(Stored items)
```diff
@@ -248,6 +249,7 @@
         }
         if (fused_top == 10 && mk.max_log >= 11) {
             u32 hi = std::min<u32>(banded ? (u32)mk.band_lo - 1 : mk.max_log, 17);
+            if (folded_leaves && hi == mk.max_log) hi--;
             while (hi > 10 && mk.shifts[hi] != 0) hi--;
             if (hi > 10) { p.sub_hi = hi; p.fused_top = fused_top = MERKLE_SUBTREE_ROOT_LEVEL; }
         }
@@ -272,6 +274,11 @@
         for (int log = (int)fused_top - 1; log >= 0; log--) level_cost(log, p.top_bytes, p.top_comp);
         if (p.sub_hi) for (int log = (int)p.sub_hi; log >= (int)MERKLE_SUBTREE_ROOT_LEVEL; log--) level_cost(log, p.sub_bytes, p.sub_comp);
         p.d_all = all.empty() ? nullptr : c.stage(all.data(), all.size());
+        if (folded_leaves) {
+            if (banded || p.poseidon || mk.shifts[mk.max_log] != 0 || level_cols((int)mk.max_log) != 4 || (int)mk.max_log < (p.sub_hi ? (int)p.sub_hi + 1 : (int)fused_top))
+                throw HipError("merkle_plan: this tree's deepest level cannot be a fused fold + leaf launch");
+            p.folded_leaves = true;
+        }
         if (fused_top > 0) {
             MerkleTreeDesc td{};
             if (mk.max_log >= 32) throw HipError("merkle: tree too deep");
@@ -306,6 +313,12 @@
                 continue;
             }
             size_t n = (log > 0 ? p.off[log - 1] : p.n_all) - p.off[log];
+            if (p.folded_leaves && log == (int)mk.max_log) {
+                if (p.fold_mode < 0 || p.fold.log != mk.max_log) throw HipError("merkle_run: the fold of the deepest level was not described");
+                fri_fold_leaf(c.stream, mk.layers[log], p.fold, p.fold_mode, c.conv.merkle_node_hash);
+                c.last_proof_flags |= 32u;
+                continue;
+            }
             const bool share = log >= mk.band_lo && log <= mk.band_hi;
             const u32 per_rank = share ? ((1u << (log - mk.shifts[log])) >> sg.log_count) : 0u;
             if (poseidon)
@@ -1028,7 +1041,7 @@
             tm.fri = (now() - t0) - tm.quotients;
         }
 
-        c.last_proof_flags = (c.last_proof_flags & 16u) | (mb ? 1u : 0u) | (reuse && !shared ? 2u : 0u) | (shared ? 4u : 0u) | (replicate() ? 8u : 0u);
+        c.last_proof_flags = (c.last_proof_flags & 48u) | (mb ? 1u : 0u) | (reuse && !shared ? 2u : 0u) | (shared ? 4u : 0u) | (replicate() ? 8u : 0u);
         tm.total = now() - t_start;
         mark("done");
         print_marks();
@@ -1417,12 +1430,22 @@
         std::vector<DSecure> layers(n_inner + 1);
         for (u32 i = 0; i <= n_inner; i++) layers[i] = new_layer(line_log - i);
         std::vector<MerklePlan> plans;
+        auto fold_leaf = [&](u32 k) {
+            return !host_channel && c.shard.count == 1 && k < n_inner && line_log - k >= 17 && layers[k].lc == 0 && (k == 0 ? quotients[0].lc == 0 : layers[k - 1].lc == 0);
+        };
+        auto describe_fold = [&](u32 k, const DSecure* src, const DSecure* q) {
+            MerklePlan& p = plans[1 + k];
+            FriFoldLeafArgs& fa = p.fold;
+            for (int w = 0; w < 4; w++) { fa.src[w] = src ? src->c[w] : nullptr; fa.quot[w] = q ? q->c[w] : nullptr; fa.dst[w] = layers[k].c[w]; }
+            fa.alpha8 = d_alpha + 8 * k; fa.itw = c.d_itw; fa.tw_total = 1u << c.tw_root_log; fa.log = line_log - k;
+            p.fold_mode = !src ? FF_CIRCLE : q ? FF_LINE_CIRCLE : FF_LINE;
+        };
         if (!host_channel) {
             c.stage_checkpoint();
             StageBatch sb(c);
             plans.reserve(n_inner + 1);
             plans.push_back(merkle_plan(first_cols));
-            for (u32 i = 0; i < n_inner; i++) plans.push_back(merkle_plan(secure_cols(layers[i])));
+            for (u32 i = 0; i < n_inner; i++) plans.push_back(merkle_plan(secure_cols(layers[i]), fold_leaf(i)));
             sb.end();
         }
         auto commit_step = [&](size_t plan_idx, const std::vector<DCol>& cols, u32 alpha_idx, u32 root_idx) -> DevMerkle {
@@ -1457,8 +1480,11 @@
             const DSecure& q = quotients[qi++];
             const u32* src[4] = {q.c[0], q.c[1], q.c[2], q.c[3]};
             u32 first, count; fold_range(q.log_size, q.lc != 0, first, count);
-            fold_circle_into_line(c.stream, layers[0].c, src, d_alpha, c.d_itw, c.tw_root_log, q.log_size, true, first, count);
-            if (q.lc != 0 && layers[0].lc == 0) complete(layers[0]);
+            if (fold_leaf(0)) describe_fold(0, nullptr, &q);
+            else {
+                fold_circle_into_line(c.stream, layers[0].c, src, d_alpha, c.d_itw, c.tw_root_log, q.log_size, true, first, count);
+                if (q.lc != 0 && layers[0].lc == 0) complete(layers[0]);
+            }
         }
         const u32 TAIL_LOG = 10;
         auto fused = [&](u32 k) { const u32 lg = line_log - k; return !host_channel && k >= 1 && k < n_inner && lg >= 11 && lg <= 16 && layers[k].lc == 0 && layers[k - 1].lc == 0; };
@@ -1493,6 +1519,7 @@
             const u32* src[4] = {layers[li].c[0], layers[li].c[1], layers[li].c[2], layers[li].c[3]};
             const u32* qs[4] = {q ? q->c[0] : nullptr, q ? q->c[1] : nullptr, q ? q->c[2] : nullptr, q ? q->c[3] : nullptr};
             if (q && (q->lc != 0) != (layers[li].lc != 0)) throw HipError("FRI: a layer and the quotient of its size are sharded differently");
+            if (fold_leaf(li + 1)) { describe_fold(li + 1, &layers[li], q); continue; }
             u32 first, count; fold_range(log, layers[li].lc != 0, first, count);
             fold_line_circle(c.stream, next.c, src, q ? qs : nullptr, d_alpha + 8 * (li + 1), c.d_itw, c.tw_root_log, log, first, count);
             if (layers[li].lc != 0 && next.lc == 0) complete(next);
```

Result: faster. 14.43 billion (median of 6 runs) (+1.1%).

» Work to be completed
Word for word, write out all the lines shown above.

» Solution
```diff
@@ -248,6 +249,7 @@
         }
         if (fused_top == 10 && mk.max_log >= 11) {
             u32 hi = std::min<u32>(banded ? (u32)mk.band_lo - 1 : mk.max_log, 17);
+            if (folded_leaves && hi == mk.max_log) hi--;
             while (hi > 10 && mk.shifts[hi] != 0) hi--;
             if (hi > 10) { p.sub_hi = hi; p.fused_top = fused_top = MERKLE_SUBTREE_ROOT_LEVEL; }
         }
@@ -272,6 +274,11 @@
         for (int log = (int)fused_top - 1; log >= 0; log--) level_cost(log, p.top_bytes, p.top_comp);
         if (p.sub_hi) for (int log = (int)p.sub_hi; log >= (int)MERKLE_SUBTREE_ROOT_LEVEL; log--) level_cost(log, p.sub_bytes, p.sub_comp);
         p.d_all = all.empty() ? nullptr : c.stage(all.data(), all.size());
+        if (folded_leaves) {
+            if (banded || p.poseidon || mk.shifts[mk.max_log] != 0 || level_cols((int)mk.max_log) != 4 || (int)mk.max_log < (p.sub_hi ? (int)p.sub_hi + 1 : (int)fused_top))
+                throw HipError("merkle_plan: this tree's deepest level cannot be a fused fold + leaf launch");
+            p.folded_leaves = true;
+        }
         if (fused_top > 0) {
             MerkleTreeDesc td{};
             if (mk.max_log >= 32) throw HipError("merkle: tree too deep");
@@ -306,6 +313,12 @@
                 continue;
             }
             size_t n = (log > 0 ? p.off[log - 1] : p.n_all) - p.off[log];
+            if (p.folded_leaves && log == (int)mk.max_log) {
+                if (p.fold_mode < 0 || p.fold.log != mk.max_log) throw HipError("merkle_run: the fold of the deepest level was not described");
+                fri_fold_leaf(c.stream, mk.layers[log], p.fold, p.fold_mode, c.conv.merkle_node_hash);
+                c.last_proof_flags |= 32u;
+                continue;
+            }
             const bool share = log >= mk.band_lo && log <= mk.band_hi;
             const u32 per_rank = share ? ((1u << (log - mk.shifts[log])) >> sg.log_count) : 0u;
             if (poseidon)
@@ -1028,7 +1041,7 @@
             tm.fri = (now() - t0) - tm.quotients;
         }
 
-        c.last_proof_flags = (c.last_proof_flags & 16u) | (mb ? 1u : 0u) | (reuse && !shared ? 2u : 0u) | (shared ? 4u : 0u) | (replicate() ? 8u : 0u);
+        c.last_proof_flags = (c.last_proof_flags & 48u) | (mb ? 1u : 0u) | (reuse && !shared ? 2u : 0u) | (shared ? 4u : 0u) | (replicate() ? 8u : 0u);
         tm.total = now() - t_start;
         mark("done");
         print_marks();
@@ -1417,12 +1430,22 @@
         std::vector<DSecure> layers(n_inner + 1);
         for (u32 i = 0; i <= n_inner; i++) layers[i] = new_layer(line_log - i);
         std::vector<MerklePlan> plans;
+        auto fold_leaf = [&](u32 k) {
+            return !host_channel && c.shard.count == 1 && k < n_inner && line_log - k >= 17 && layers[k].lc == 0 && (k == 0 ? quotients[0].lc == 0 : layers[k - 1].lc == 0);
+        };
+        auto describe_fold = [&](u32 k, const DSecure* src, const DSecure* q) {
+            MerklePlan& p = plans[1 + k];
+            FriFoldLeafArgs& fa = p.fold;
+            for (int w = 0; w < 4; w++) { fa.src[w] = src ? src->c[w] : nullptr; fa.quot[w] = q ? q->c[w] : nullptr; fa.dst[w] = layers[k].c[w]; }
+            fa.alpha8 = d_alpha + 8 * k; fa.itw = c.d_itw; fa.tw_total = 1u << c.tw_root_log; fa.log = line_log - k;
+            p.fold_mode = !src ? FF_CIRCLE : q ? FF_LINE_CIRCLE : FF_LINE;
+        };
         if (!host_channel) {
             c.stage_checkpoint();
             StageBatch sb(c);
             plans.reserve(n_inner + 1);
             plans.push_back(merkle_plan(first_cols));
-            for (u32 i = 0; i < n_inner; i++) plans.push_back(merkle_plan(secure_cols(layers[i])));
+            for (u32 i = 0; i < n_inner; i++) plans.push_back(merkle_plan(secure_cols(layers[i]), fold_leaf(i)));
             sb.end();
         }
         auto commit_step = [&](size_t plan_idx, const std::vector<DCol>& cols, u32 alpha_idx, u32 root_idx) -> DevMerkle {
@@ -1457,8 +1480,11 @@
             const DSecure& q = quotients[qi++];
             const u32* src[4] = {q.c[0], q.c[1], q.c[2], q.c[3]};
             u32 first, count; fold_range(q.log_size, q.lc != 0, first, count);
-            fold_circle_into_line(c.stream, layers[0].c, src, d_alpha, c.d_itw, c.tw_root_log, q.log_size, true, first, count);
-            if (q.lc != 0 && layers[0].lc == 0) complete(layers[0]);
+            if (fold_leaf(0)) describe_fold(0, nullptr, &q);
+            else {
+                fold_circle_into_line(c.stream, layers[0].c, src, d_alpha, c.d_itw, c.tw_root_log, q.log_size, true, first, count);
+                if (q.lc != 0 && layers[0].lc == 0) complete(layers[0]);
+            }
         }
         const u32 TAIL_LOG = 10;
         auto fused = [&](u32 k) { const u32 lg = line_log - k; return !host_channel && k >= 1 && k < n_inner && lg >= 11 && lg <= 16 && layers[k].lc == 0 && layers[k - 1].lc == 0; };
@@ -1493,6 +1519,7 @@
             const u32* src[4] = {layers[li].c[0], layers[li].c[1], layers[li].c[2], layers[li].c[3]};
             const u32* qs[4] = {q ? q->c[0] : nullptr, q ? q->c[1] : nullptr, q ? q->c[2] : nullptr, q ? q->c[3] : nullptr};
             if (q && (q->lc != 0) != (layers[li].lc != 0)) throw HipError("FRI: a layer and the quotient of its size are sharded differently");
+            if (fold_leaf(li + 1)) { describe_fold(li + 1, &layers[li], q); continue; }
             u32 first, count; fold_range(log, layers[li].lc != 0, first, count);
             fold_line_circle(c.stream, next.c, src, q ? qs : nullptr, d_alpha + 8 * (li + 1), c.d_itw, c.tw_root_log, log, first, count);
             if (layers[li].lc != 0 && next.lc == 0) complete(next);
```

Result: faster. 14.43 billion (median of 6 runs) (+1.1%).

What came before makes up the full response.